Seems some folks want to control what we eat and how we eat. I think

that stinks.

Don't like it eat some artificial crab meat.

'Mystery Meat: Imitation Crab | Mark's Daily Apple'
(http://tinyurl.com/cwzstd)-

Nothing to Apologize about. Someday gardens are trees maybe not
needed. Just like in the movie classic, "Silent Running" with Bruce
Dern.
In that movie the entire planet consumed artificial foods.

Also the "high fructose corn syrup" to be renamed "Corn Sugar".
'Corn syrup producers want sweeter name: Corn sugar - USATODAY.com'
(http://tinyurl.com/2asexss)

Sounds much nicer

--
Enjoy Life... Dan
Garden in Zone 5 South East Michigan.
Using a Laptop



It would be a misnomer as corn sugar is glucose.
High fructose corn syrup is something else but is functionally
identical
to sucrose when put in the high acid environment of sodas.
Food police should bitch about something real.

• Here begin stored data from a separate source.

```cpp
void gemm_sp_topk_hi16_launch(const void* q_hi, const void* bank_hi, const float* wscale, int b, int N, int K, int kp, float* cand_s,
                              int* cand_i, int* slots, hipStream_t s) {
  const SpCfg& k1 = kCfg[1];
  MTGV_CHECK(b >= 128 && N >= k1.bn() && K % 64 == 0 && kp >= 1 && kp <= 32 * k1.tn, ERR_INVALID, "topk_hi16: b=%d N=%d K=%d kp=%d", b, N, K, kp);
  MTGV_CHECK(((uintptr_t)q_hi & 15) == 0 && ((uintptr_t)bank_hi & 15) == 0, ERR_INVALID, "topk_hi16: operands must be 16-byte aligned");
  SpDev g;
  g.A = reinterpret_cast<const char*>(q_hi);
  g.a_rowb = (long)K * 2;
// ... 36 lines not shown
  g.d_hw = make_fastdiv((uint32_t)g.hw);
  g.a_scale = a.a_scale;
  g.a_mul = a.a_fmt == 1 ? 1.0f : a.a_mul;
  g.a_unmul = a.a_fmt == 1 ? 1.0f : a.a_unmul;
  g.zero = sp_zero_page();
  {
    const double lim = 4294967296.0 - 65536.0;
    g.off32 = ((double)a.M * g.a_rowb + (double)g.a_offb < lim && (double)a.N * a.K * 4.0 < lim) ? 1 : 0;
  }
  g.tiles_m = pl.tiles_m, g.tiles_n = pl.tiles_n;
  g.cand_s = a.cand_s, g.cand_i = a.cand_i, g.topk = a.topk;
  g.act = a.act;
  g.H = a.H, g.Wd = a.Wd, g.Cin = a.Cin, g.KW = a.KW, g.stride = a.stride, g.pad = a.pad, g.OH = a.OH, g.OW = a.OW;
  g.d_ohw = make_fastdiv((uint32_t)(a.OH * a.OW));
  g.d_ow = make_fastdiv((uint32_t)a.OW);
  g.d_cin = make_fastdiv((uint32_t)(a.Cin > 0 ? a.Cin : 1));
  g.d_kw = make_fastdiv((uint32_t)a.KW);
  g.remap = is_remap(a);
  g.os = a.os, g.oy = a.oy, g.ox = a.ox, g.OH2 = a.OH2, g.OW2 = a.OW2;
  if (a.W2 != nullptr) {
    const char* w28 = nullptr;
    const float* w2s = nullptr;
    MTGV_CHECK(sp8_lookup(a.W2, a.N, &w28, &w2s), ERR_RUNTIME, "gemm_sp: second-layer weights lost their SP8 copy");
    g.W2 = w28, g.wscale2 = w2s, g.bias2 = a.bias2, g.Out2 = a.Out2, g.ldo2 = a.ldo2, g.o_off2 = a.o_off2, g.out_fmt2 = a.out_fmt2;
    g.act2 = a.act2, g.N2 = a.N2;
  }
  g.nq = a.os_nq;
  g.d_nq = make_fastdiv((uint32_t)(a.os_nq > 0 ? a.os_nq : 1)), g.d_os = make_fastdiv((uint32_t)(a.os > 0 ? a.os : 1));
  if (a.os_nq > 0)
    MTGV_CHECK(g.remap && a.os_nq % 8 == 0 && a.N == a.os * a.os * a.os_nq && a.oy == 0 && a.ox == 0 && a.res == nullptr &&
                   a.grn_part == nullptr,
               ERR_INVALID, "gemm_sp: os_nq=%d does not describe a %dx%d scatter of N=%d columns", a.os_nq, a.os, a.os, a.N);
  int amode = a.a_fmt == 1 ? (is_conv(a) ? 2 : 0) : 1;
  if (amode == 2 && window_conv_fits(a, pl)) amode = 5;
  if (amode == 1 && g.a_mul == 1.0f && ((uintptr_t)g.A & 15) == 0) {
    if (g.a_scale == nullptr) amode = 4;
    else if (((uintptr_t)g.a_scale & 15) == 0 && (kCfg[pl.cfg].bm() - 1) / g.hw + 2 <= 8) amode = 3;
  }
  if (stamps_on() && gemm_profile_enabled()) {
    const int tiles = pl.tiles_m * pl.tiles_n;
    long* buf = nullptr;
    HIP_OK(hipMalloc(&buf, (size_t)tiles * 8 * sizeof(long)));
    HIP_OK(hipMemsetAsync(buf, 0, (size_t)tiles * 8 * sizeof(long), s));
    g.stamps = buf;
    g_stamps.push_back({a.M, a.N, a.K, pl.cfg, amode, a.act, tiles, buf});
  }
  switch (pl.cfg) {
    case 0: gemm_sp_launch_cfg0(g, amode, s); break;
    case 1: gemm_sp_launch_cfg1(g, amode, s); break;
    case 2: gemm_sp_launch_cfg2(g, amode, s); break;
    case 3: gemm_sp_launch_cfg3(g, amode, s); break;
    case 4: gemm_sp_launch_cfg4(g, amode, s); break;
    case 5: gemm_sp_launch_cfg5(g, amode, s); break;
    case 6: gemm_sp_launch_cfg6(g, amode, s); break;
    default: MTGV_CHECK(false, ERR_INVALID, "gemm_sp: bad cfg %d", pl.cfg);
  }
  HIP_OK(hipGetLastError());
}

}
```
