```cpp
struct WGeo { int Ho, Wo, H, W, S, stride, pad; };
struct WGroup { const half_t* x[16]; const half_t* dy[16]; float* dW[16]; long s_co, s_ci; float scale; };
struct WNoGroup {};
template <int TM, bool HAS_TX, bool GATHER, bool GROUP = false>
__global__ __launch_bounds__(256, 2) void wgrad1x1_mfma_kernel(const half_t* __restrict__ x, int ldx,
                                                               const float4* __restrict__ tx,
                                                               const half_t* __restrict__ dy, int lddy,
                                                               float* __restrict__ part, long M, int Ci, int Co,
                                                               int tiles_total, int tiles_per_split, int n_co_t, WGeo geo,
                                                               typename std::conditional<GROUP, WGroup, WNoGroup>::type grp) {
    if constexpr (GROUP) { x = grp.x[blockIdx.z]; dy = grp.dy[blockIdx.z]; }
    constexpr int MT = TM / 64;
    constexpr int NCH = TM / 32;
    constexpr int CHB = 64 * PROW + 64;
    constexpr int PPP = TM / 8;
    constexpr int PXS = 256 / PPP;
    constexpr int KP = 64 / PXS;
    __shared__ __attribute__((aligned(16))) unsigned char smem[2 * NCH * CHB];
// ... 260 lines not shown
    float* const cpart = bias_out ? (float*)o.ws + (size_t)splits * 4 * Ci * Co : nullptr;
    const bool wide = Co % 128 == 0;
    const int n_cy_t = wide ? Co / 128 : Co / 64;
    dim3 grid((Ci / 64) * n_cy_t, splits), block(256);
#define UMI_GO_T(HT, YH_)                                                                                        \
    hipLaunchKernelGGL((wgradT2x2_mfma_kernel<HT, YH_>), grid, block, 0, s, (const half_t*)x, p.ldx, (const half_t*)dy, p.lddy, \
                       (const float4*)txb, (float*)o.ws, N, Ho, Wo, Ci, Co, tiles_x, tiles_y, tiles_total, tps, n_cy_t, cpart)
    if (txb) { if (wide) UMI_GO_T(true, 2); else UMI_GO_T(true, 1); }
    else { if (wide) UMI_GO_T(false, 2); else UMI_GO_T(false, 1); }
#undef UMI_GO_T
    if (bias_out) {
        UMI_LAUNCH_CHECK();
        umi_launch_reduce_rows2(cpart, splits, Ci, bias_out, nullptr, o.out_scale, s);
    }
    UMI_LAUNCH_CHECK();
    umi_launch_wgrad_reduce(splits, 4, Ci, Co, o, s);
    UMI_LAUNCH_CHECK();
    return UMI_OK;
}

bool umi_wgrad3x3_mfma_ok(const WgradProblem& p) {
    if (p.flags & UMI_CONV_FORCE_GENERIC) return false;
    if (p.dtype != UMI_F16 || p.has_txb) return false;
    if (p.R != 3 || p.S != 3 || p.stride != 1 || p.pad != 1 || p.Ho != p.H || p.Wo != p.W) return false;
    if (p.Ci % 8 || p.Co % 8 || p.ldx % 8 || p.lddy % 8) return false;
    if ((long)p.H * p.W * (p.ldx > p.lddy ? p.ldx : p.lddy) * 2 >= 0x7FFFFFF0L) return false;
    return true;
}
size_t umi_wgrad3x3_mfma_ws_bound(const WgradProblem& facts) {
    WgradProblem p = facts;
    p.H = p.Ho; p.W = p.Wo; p.stride = p.pad = 1; p.ldx = p.lddy = 8;
    if (!umi_wgrad3x3_mfma_ok(p)) return 0;
    int tx_, ty_, tt, splits, tps;
    plan(p.N, p.H, p.W, p.Ci, p.Co, &tx_, &ty_, &tt, &splits, &tps);
    return (size_t)splits * 9 * p.Ci * p.Co * sizeof(float);
}

int umi_wgrad3x3_mfma(const WgradProblem& p, const void* x, const void* txa, const void* dy, const WgradOut& o, hipStream_t s,
                      const WgradBnApply* bna) {
    const int N = p.N, H = p.H, W = p.W, Ci = p.Ci, Co = p.Co, ldx = p.ldx, lddy = p.lddy;
    void* const ws = o.ws;
    int tiles_x, tiles_y, tiles_total, splits, tps;
    plan(N, H, W, Ci, Co, &tiles_x, &tiles_y, &tiles_total, &splits, &tps);
    if (o.ws_bytes < (size_t)splits * 9 * Ci * Co * sizeof(float)) return UMI_ERR_WORKSPACE;
    if (((uintptr_t)x | (uintptr_t)dy) & 15) return UMI_ERR_BADARG;
    const int n_co_t = (Co + 63) / 64;
    dim3 grid(((Ci + 63) / 64) * n_co_t, splits), block(256);
    static const int force_fast = [] { const char* e = getenv("UMI_WGRAD_FAST_CI"); return e ? atoi(e) : -1; }();
    const int fast_ci = force_fast >= 0 ? force_fast : (Co < 1.59 * Ci ? 1 : 0);
    static const bool classic = [] { const char* e = getenv("UMI_WGRAD_CLASSIC"); return e && e[0] == '1'; }();
    if (bna && classic) return UMI_ERR_UNSUPPORTED;
    if (!classic) {
        constexpr int dyn = WS_SMEM + 64 * (int)sizeof(float4);
        static const int attr_rc = [] {
            int a = (int)hipFuncSetAttribute((const void*)wgrad3x3_ws_kernel<true, false>, hipFuncAttributeMaxDynamicSharedMemorySize, dyn);
            int b = (int)hipFuncSetAttribute((const void*)wgrad3x3_ws_kernel<false, false>, hipFuncAttributeMaxDynamicSharedMemorySize, dyn);
            int c = (int)hipFuncSetAttribute((const void*)wgrad3x3_ws_kernel<true, true>, hipFuncAttributeMaxDynamicSharedMemorySize, dyn);
            int d = (int)hipFuncSetAttribute((const void*)wgrad3x3_ws_kernel<false, true>, hipFuncAttributeMaxDynamicSharedMemorySize, dyn);
            return a ? a : (b ? b : (c ? c : d));
        }();
        if (attr_rc) return attr_rc;
        dim3 block_ws(512);
        const BnApply ba = bna ? BnApply{(const half_t*)bna->y, bna->ldy, (const float4*)bna->tx_bn, bna->rstd, bna->sum_dz, bna->sum_dzx,
                                         bna->count, (half_t*)bna->dz, bna->lddz}
                               : BnApply{nullptr, 0, nullptr, nullptr, nullptr, nullptr, 1, nullptr, 0};
#define GO_WS(HT, BN_)                                                                                              \
        hipLaunchKernelGGL((wgrad3x3_ws_kernel<HT, BN_>), grid, block_ws, dyn, s, (const half_t*)x, ldx, (const float4*)txa,   \
                           (const half_t*)dy, lddy, (float*)ws, N, H, W, Ci, Co, tiles_x, tiles_y, tiles_total, tps, n_co_t, fast_ci, ba)
        if (bna) { if (txa) GO_WS(true, true); else GO_WS(false, true); }
        else { if (txa) GO_WS(true, false); else GO_WS(false, false); }
#undef GO_WS
    } else if (txa)
        hipLaunchKernelGGL(wgrad3x3_mfma_kernel<true>, grid, block, 0, s, (const half_t*)x, ldx, (const float4*)txa,
                           (const half_t*)dy, lddy, (float*)ws, N, H, W, Ci, Co, tiles_x, tiles_y, tiles_total, tps,
                           n_co_t, fast_ci);
    else
        hipLaunchKernelGGL(wgrad3x3_mfma_kernel<false>, grid, block, 0, s, (const half_t*)x, ldx, (const float4*)txa,
                           (const half_t*)dy, lddy, (float*)ws, N, H, W, Ci, Co, tiles_x, tiles_y, tiles_total, tps,
                           n_co_t, fast_ci);
    UMI_LAUNCH_CHECK();
    umi_launch_wgrad_reduce(splits, 9, Ci, Co, o, s);
    UMI_LAUNCH_CHECK();
    return UMI_OK;
}
```

Baseline: 761.1.

## Add tall 8-row tiles to warp-specialized 3x3 wgrad kernel

Templates the warp-specialized 3x3 weight-gradient kernel on the number of 4-row half tiles (NH), letting one pipeline stage hold an 8-row tile. The halo rows between the two halves are loaded once and shared, which cuts redundant input loads and halves the number of barrier stages per pixel row. By default the tall path runs only for W==32 layers with an even tiles-per-split, keeping the same split order. It can also be forced with an environment variable. The cost is larger shared-memory buffers and a more complex producer/consumer schedule.

```diff
diff --git a/unet-torch_amd/csrc/kernels.h b/unet-torch_amd/csrc/kernels.h
--- a/unet-torch_amd/csrc/kernels.h
+++ b/unet-torch_amd/csrc/kernels.h
@@ -106,6 +106,9 @@
 bool umi_root_wgrad_ok(const WgradProblem& p);
 bool umi_head3_wgrad_ok(const WgradProblem& p);
 
+inline bool umi_wgrad3x3_tall_tiles(const WgradProblem& p) { return p.W % 32 == 0 && p.H % 8 == 0; }
+inline bool umi_wgrad3x3_tall_same_order(const WgradProblem& p) { return p.W == 32 && p.H % 8 == 0; }
+
 inline WgradPath umi_conv_wgrad_path(const WgradProblem& p) {
     if (p.flags & UMI_CONV_F32_OPT_IN) {
         if (umi_wgrad3x3_f32_mfma_ok(p)) return WGRAD_MFMA3X3_F32;
diff --git a/unet-torch_amd/csrc/wgrad_mfma.hip b/unet-torch_amd/csrc/wgrad_mfma.hip
--- a/unet-torch_amd/csrc/wgrad_mfma.hip
+++ b/unet-torch_amd/csrc/wgrad_mfma.hip
@@ -233,20 +233,34 @@
 #endif
 }
 
-constexpr int WS_SMEM = 2 * SMEM;
+template <int NH>
+struct WsTile {
+    static constexpr int ROWS = NH * TR;
+    static constexpr int UROWS = NH == 1 ? TR + 2 : TR + 1;
+    static constexpr int UPIX = UROWS * 34;
+    static constexpr int KPA = (UPIX * 8 + 255) / 256;
+    static constexpr int A_CHUNK = (ROWS + 2) * 34 * PROW + 64;
+    static constexpr int A_BYTES = 2 * A_CHUNK;
+    static constexpr int B_CHUNK = ROWS * 32 * PROW + 64;
+    static constexpr int BUF = A_BYTES + 2 * B_CHUNK;
+    static constexpr int SMEM = 2 * BUF;
+};
 
 struct BnApply {
     const half_t* y; int ldy; const float4* tx; const float* rstd; const float* sum_dz; const float* sum_dzx; long count;
     half_t* dz; int lddz;
 };
 
-template <bool HAS_TX, bool BNA>
+template <bool HAS_TX, bool BNA, int NH>
 __global__ __launch_bounds__(512, 1) void wgrad3x3_ws_kernel(
     const half_t* __restrict__ x, int ldx, const float4* __restrict__ tx, const half_t* __restrict__ dy, int lddy,
     float* __restrict__ part, int N, int H, int W, int Ci, int Co, int tiles_x, int tiles_y, int tiles_total,
     int tiles_per_split, int n_co_t, int fast_ci, BnApply ba) {
+    typedef WsTile<NH> T;
+    constexpr int ROWS = T::ROWS, UROWS = T::UROWS, UPIX = T::UPIX, KPA = T::KPA, A_CHUNK = T::A_CHUNK, A_BYTES = T::A_BYTES,
+                  B_CHUNK = T::B_CHUNK, SMEM = T::BUF;
     extern __shared__ __attribute__((aligned(16))) unsigned char smem_ws[];
-    float4* txs = reinterpret_cast<float4*>(smem_ws + WS_SMEM);
+    float4* txs = reinterpret_cast<float4*>(smem_ws + T::SMEM);
     const int tid = threadIdx.x;
     const int lane = tid & 63, wave = tid >> 6;
     const bool producer = wave >= 4;
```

We went through this with Frank. If you can show some evidence of how long
it would take sucrose to split into glucose and fructose in a soda bottle at
room temperature it would advance the discussion. This reaction is usually
done at high temperature or with enzymes involved to make it happen quickly.

Consider also that HFCS is now replaces sucrose in many other foods that are
not so acidic where sucrose was stable. So even if it is true that all the
sucrose sweetened soft drink amounted to glucose and fructose (and so
switching from sucrose to HFCS made no difference there) the intake per
capita of fructose has been rising through direct replacement of sucrose
with HFCS in other foods. As Billy points out there is a growing body of
evidence that this is not good for us.